# Guinness Bottle. Can anyone give me any history and value of this bottle, I have been all over the Internet and not found a thing.



## John Russell (Dec 9, 2022)




----------



## hemihampton (Dec 9, 2022)

never seen that Guinness label before, To me almost looks home made on a Computer or Printer. Most Guinness labels seem to have what some people call Lot#'s across labels. LEON.


----------



## hemihampton (Dec 9, 2022)

After doing some research I see James Butler had a huge well known Grocery Store Chain in New York. In a 1906 Newspaper Ad I see he Advertizes selling Guinness Beer. So, Could he of added his own label to these Bottles? Possible I guess? What does the embossed side say, I can't read it? LEON.


----------



## John Russell (Dec 9, 2022)

hemihampton said:


> never seen that Guinness label before, To me almost looks home made on a Computer or Printer. Most Guinness labels seem to have what some people call Lot#'s across labels. LEON.

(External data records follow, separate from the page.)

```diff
-        reinterpret_cast<float4 *>(ctl[wv])[lane] = reinterpret_cast<const float4 *>(blk + (long long)ttl * 16 * TR_N)[lane];
-        __builtin_amdgcn_fence(__ATOMIC_SEQ_CST, "wavefront");
-        const int kb = __builtin_amdgcn_readfirstlane(reinterpret_cast<const int *>(blk + (long long)Bt * TR_N)[ttl]);
+        const float4 recs = reinterpret_cast<const float4 *>(blk + (long long)ttl * 16 * TR_N)[lane];
         const float *rec = ctl[wv] + li * TR_N;
         const int b = grp * Bt + ttl * 16 + li;
         const bool okb = b < B;
         const __amdgpu_buffer_rsrc_t trs = make_rsrc(w.scratch + (long long)(grp * G + gtile) * d.nvec * tiles_wg * 512,
                                                      (unsigned int)(d.nvec * tiles_wg * 2048));
         auto toff = [&](int v) -> int { return ((v * tiles_wg) + (ttl * d.NB + bl)) * 2048; };
-        auto hoff = [&](int slot, int f) -> int { return (((grp * ntg + ttl) * 7 + slot) * F4 + f) * 1024; };
+        auto hoff = [&](int slot, int f) -> int { return ((tt * 7 + slot) * F4 + f) * 1024; };
         float y0v[4], a0v[4], ky[7][4], ka[7][4];
         bload4(trs, lane32h, toff(C_Y0), y0v);
         bload4(trs, lane32h, toff(C_A0), a0v);
@@ -65,15 +100,23 @@
             bload4(trs, lane32h, toff(C_KY + ring(kb, j)), ky[j]);
             bload4(trs, lane32h, toff(C_KA + ring(kb, j)), ka[j]);
         }
+        __builtin_amdgcn_fence(__ATOMIC_SEQ_CST, "wavefront");
+        reinterpret_cast<float4 *>(ctl[wv])[lane] = recs;
+        __builtin_amdgcn_fence(__ATOMIC_SEQ_CST, "wavefront");
         const float dts = rec[TR_DT], sg = rec[TR_SG];
-        auto weighted = [&](int S) -> bool { return __any(rec[TR_W + S] != 0.f) != 0; };
+        const bool adv = rec[TR_ADV] != 0.f;
+        nkb = __builtin_amdgcn_readfirstlane(nkb);
+        const int nmask = tn < T4 ? peek_mask(nwa, nwb) : 0;
+        auto weighted = [&](int S) -> bool { return ((mask >> S) & 1) != 0; };
+        if (!REGROWS && mask == 0 && nmask) request(tn, nkb, __builtin_ctz(nmask));
         float h[F4][4];
         auto issue_h = [&](int S) {
             const int hs = ring(kb, S);
 #pragma unroll
             for (int f = 0; f < F4; ++f) bload4(hrs, lane16, hoff(hs, (f + F2) % F4), h[f]);
         };
-        if (weighted(0)) issue_h(0);
+        if (REGROWS && weighted(0)) issue_h(0);
+        float gy4[4];
         float a1[4];
         auto stage = [&](auto Sc) {
             constexpr int S = decltype(Sc)::value;
@@ -90,7 +133,7 @@
                 for (int kk = 0; kk < S; ++kk) {
                     const float cf = DP_BETA[S > 0 ? S - 1 : 0][kk] * dts;
 #pragma unroll
-                    for (int j = 0; j < 4; ++j) { sy[j] += ky[kk][j] * cf; sa[j] += ka[kk][j] * cf; }
+                    for (int j = 0; j < 4; ++j) { sy[j] = __builtin_fmaf(ky[kk][j], cf, sy[j]); sa[j] = __builtin_fmaf(ka[kk][j], cf, sa[j]); }
                 }
 #pragma unroll
                 for (int j = 0; j < 4; ++j) { ys[j] = y0v[j] + sy[j]; as[j] = a0v[j] + sa[j]; }
@@ -99,17 +142,42 @@
 #pragma unroll
                 for (int j = 0; j < 4; ++j) a1[j] = as[j];
             }
+            auto load_gy = [&]() {
+                const long long ro = (long long)b * N;
+                const int g0 = gene0 + gmap(lq, 4 * s2);
+                row_load4(grad_y, ro, g0, N, okb && adv, 0.f, gy4);
+            };
             if (weighted(S)) {
                 const float wl = rec[TR_W + S];
                 float w4[4];
+                int rbase = 0;
 #pragma unroll
                 for (int r = 0; r < 4; ++r) w4[r] = ctl[wv][(4 * lq + r) * TR_N + TR_W + S];
+                if (!REGROWS) {
+                    asm volatile("" ::: "memory");
+                    __builtin_amdgcn_s_waitcnt(0x0F70);
+                    asm volatile("" ::: "memory");
+#pragma unroll
+                    for (int f = 0; f < F4; ++f) {
+                        const float4 v = red[wv][f][lane];
+                        h[f][0] = v.x; h[f][1] = v.y; h[f][2] = v.z; h[f][3] = v.w;
+                    }
+                    asm volatile("" ::: "memory");
+                    __builtin_amdgcn_s_waitcnt(0xC07F);
+                    asm volatile("" ::: "memory");
+                    __builtin_amdgcn_sched_barrier(0);
+                    const int rest = mask >> (S + 1);
+                    const bool here = rest != 0, there = !here && nmask != 0;
+                    const int sq = here ? S + 1 + __builtin_ctz(rest | 64) : (there ? __builtin_ctz(nmask | 64) : S);
+                    rbase = (((there ? tn : tt) * 7 + ring(there ? nkb : kb, sq)) * F4) * 1024;
+                }
+                if (S == 5) load_gy();
                 float an[4], ln[4], qn[4];
                 act_pair_fast_pk<2>(ys, an, ln);
 #pragma unroll
                 for (int j = 0; j < 4; ++j) {
                     qn[j] = as[j] * rr[j];
-                    dgacc[j] += wl * (as[j] * (-sg * ky[S][j]));
+                    dgacc[j] = __builtin_fmaf(wl, as[j] * (-sg * ky[S][j]), dgacc[j]);
                 }
                 float at[4], lt[4], qt[4];
                 xpose4(an, at, lane);
@@ -117,6 +185,12 @@
                 xpose4(qn, qt, lane);
 #pragma unroll
                 for (int r = 0; r < 4; ++r) { at[r] *= w4[r]; lt[r] *= w4[r]; qt[r] *= w4[r]; }
+                if (!REGROWS) {
+#pragma unroll
+                    for (int f = 0; f < F4; ++f)
+                        __builtin_amdgcn_raw_ptr_buffer_load_lds(hrs, (__attribute__((address_space(3))) void *)&red[wv][f][0],
+                                                                 16, lane16, rbase + ((f + F2) % F4) * 1024, 0, 0);
+                }
 #pragma unroll
                 for (int f = 0; f < HT; ++f)
 #pragma unroll
@@ -128,26 +202,31 @@
                 for (int f = 0; f < F2; ++f)
 #pragma unroll
                     for (int r = 0; r < 4; ++r) ga_[f] = mfma4(h[F2 + f][r], qt[r], ga_[f]);
+                if (!REGROWS) {
+#pragma unroll
+                    for (int f = 0; f < F4; ++f) {
+                        __builtin_amdgcn_sched_group_barrier(0x008, 2, 0);
+                        __builtin_amdgcn_sched_group_barrier(0x010, 1, 0);
+                    }
+                }
                 if (bias_item) {
 #pragma unroll
                     for (int f = 0; f < HT; ++f) {
-                        sbias[f] += ((w4[0] * h[f][0] + w4[1] * h[f][1]) + w4[2] * h[f][2]) + w4[3] * h[f][3];
-                        pbias[f] += ((w4[0] * h[HT + f][0] + w4[1] * h[HT + f][1]) + w4[2] * h[HT + f][2]) + w4[3] * h[HT + f][3];
+                        float sb = __builtin_fmaf(w4[0], h[f][0], w4[1] * h[f][1]);
+                        float sp = __builtin_fmaf(w4[0], h[HT + f][0], w4[1] * h[HT + f][1]);
+                        sb = __builtin_fmaf(w4[3], h[f][3], __builtin_fmaf(w4[2], h[f][2], sb));
+                        sp = __builtin_fmaf(w4[3], h[HT + f][3], __builtin_fmaf(w4[2], h[HT + f][2], sp));
+                        sbias[f] += sb;
+                        pbias[f] += sp;
                     }
                 }
+            } else if (S == 5) {
+                load_gy();
             }
             __builtin_amdgcn_sched_barrier(0);
-            if (S < 6 && weighted(S < 6 ? S + 1 : 6)) issue_h(S + 1);
+            if (REGROWS && S < 6 && weighted(S < 6 ? S + 1 : 6)) issue_h(S + 1);
         };
-        stage(I3<0>{}); stage(I3<1>{}); stage(I3<2>{}); stage(I3<3>{}); stage(I3<4>{}); stage(I3<5>{});
-        const bool adv = rec[TR_ADV] != 0.f;
-        float gy4[4];
-        {
-            const long long ro = (long long)b * N;
-            const int g0 = gene0 + gmap(lq, 4 * s2);
-            row_load4(grad_y, ro, g0, N, okb && adv, 0.f, gy4);
-        }
-        stage(I3<6>{});
+        stage(I3<0>{}); stage(I3<1>{}); stage(I3<2>{}); stage(I3<3>{}); stage(I3<4>{}); stage(I3<5>{}); stage(I3<6>{});
         asm volatile("; PHXMARK tail accept");
         {
             float am[4];
@@ -157,20 +236,22 @@
             for (int kk = 2; kk < 6; ++kk) {
                 const float cf = dts * DP_CMID[kk];
 #pragma unroll
-                for (int j = 0; j < 4; ++j) am[j] += ka[kk][j] * cf;
+                for (int j = 0; j < 4; ++j) am[j] = __builtin_fmaf(ka[kk][j], cf, am[j]);
             }
             const InterpX ix = {rec[TR_X], rec[TR_X + 1], rec[TR_X + 2], rec[TR_X + 3]};
             float anew[4];
 #pragma unroll
             for (int j = 0; j < 4; ++j) {
-                am[j] += ka[6][j] * (dts * DP_CMID[6]);
+                am[j] = __builtin_fmaf(ka[6][j], dts * DP_CMID[6], am[j]);
                 const float aout = interp_eval(a0v[j], a1[j], a0v[j] + am[j], ka[0][j], ka[6][j], dts, ix);
                 anew[j] = adv ? aout + gy4[j] : a0v[j];
             }
             row_store4(adj_y0, (long long)b * N, gene0 + gmap(lq, 4 * s2), N, okb, anew);
         }
-    }
-
+        tt = tn; kb = nkb; mask = nmask;
+    }
+
+    if (!REGROWS) __builtin_amdgcn_s_waitcnt(0x0F70);
 #pragma unroll
     for (int f = 0; f < HT; ++f) {
         red[wv][0 * HT + f][lane] = make_float4(gs_[f][0], gs_[f][1], gs_[f][2], gs_[f][3]);
```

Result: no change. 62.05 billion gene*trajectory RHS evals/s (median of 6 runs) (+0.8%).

Hi thanks for that but please see attached photo


----------



## John Russell (Dec 9, 2022)

hemihampton said:


> After doing some research I see James Butler had a huge well known Grocery Store Chain in New York. In a 1906 Newspaper Ad I see he Advertizes selling Guinness Beer. So, Could he of added his own label to these Bottles? Possible I guess? What does the embossed side say, I can't read it? LEON.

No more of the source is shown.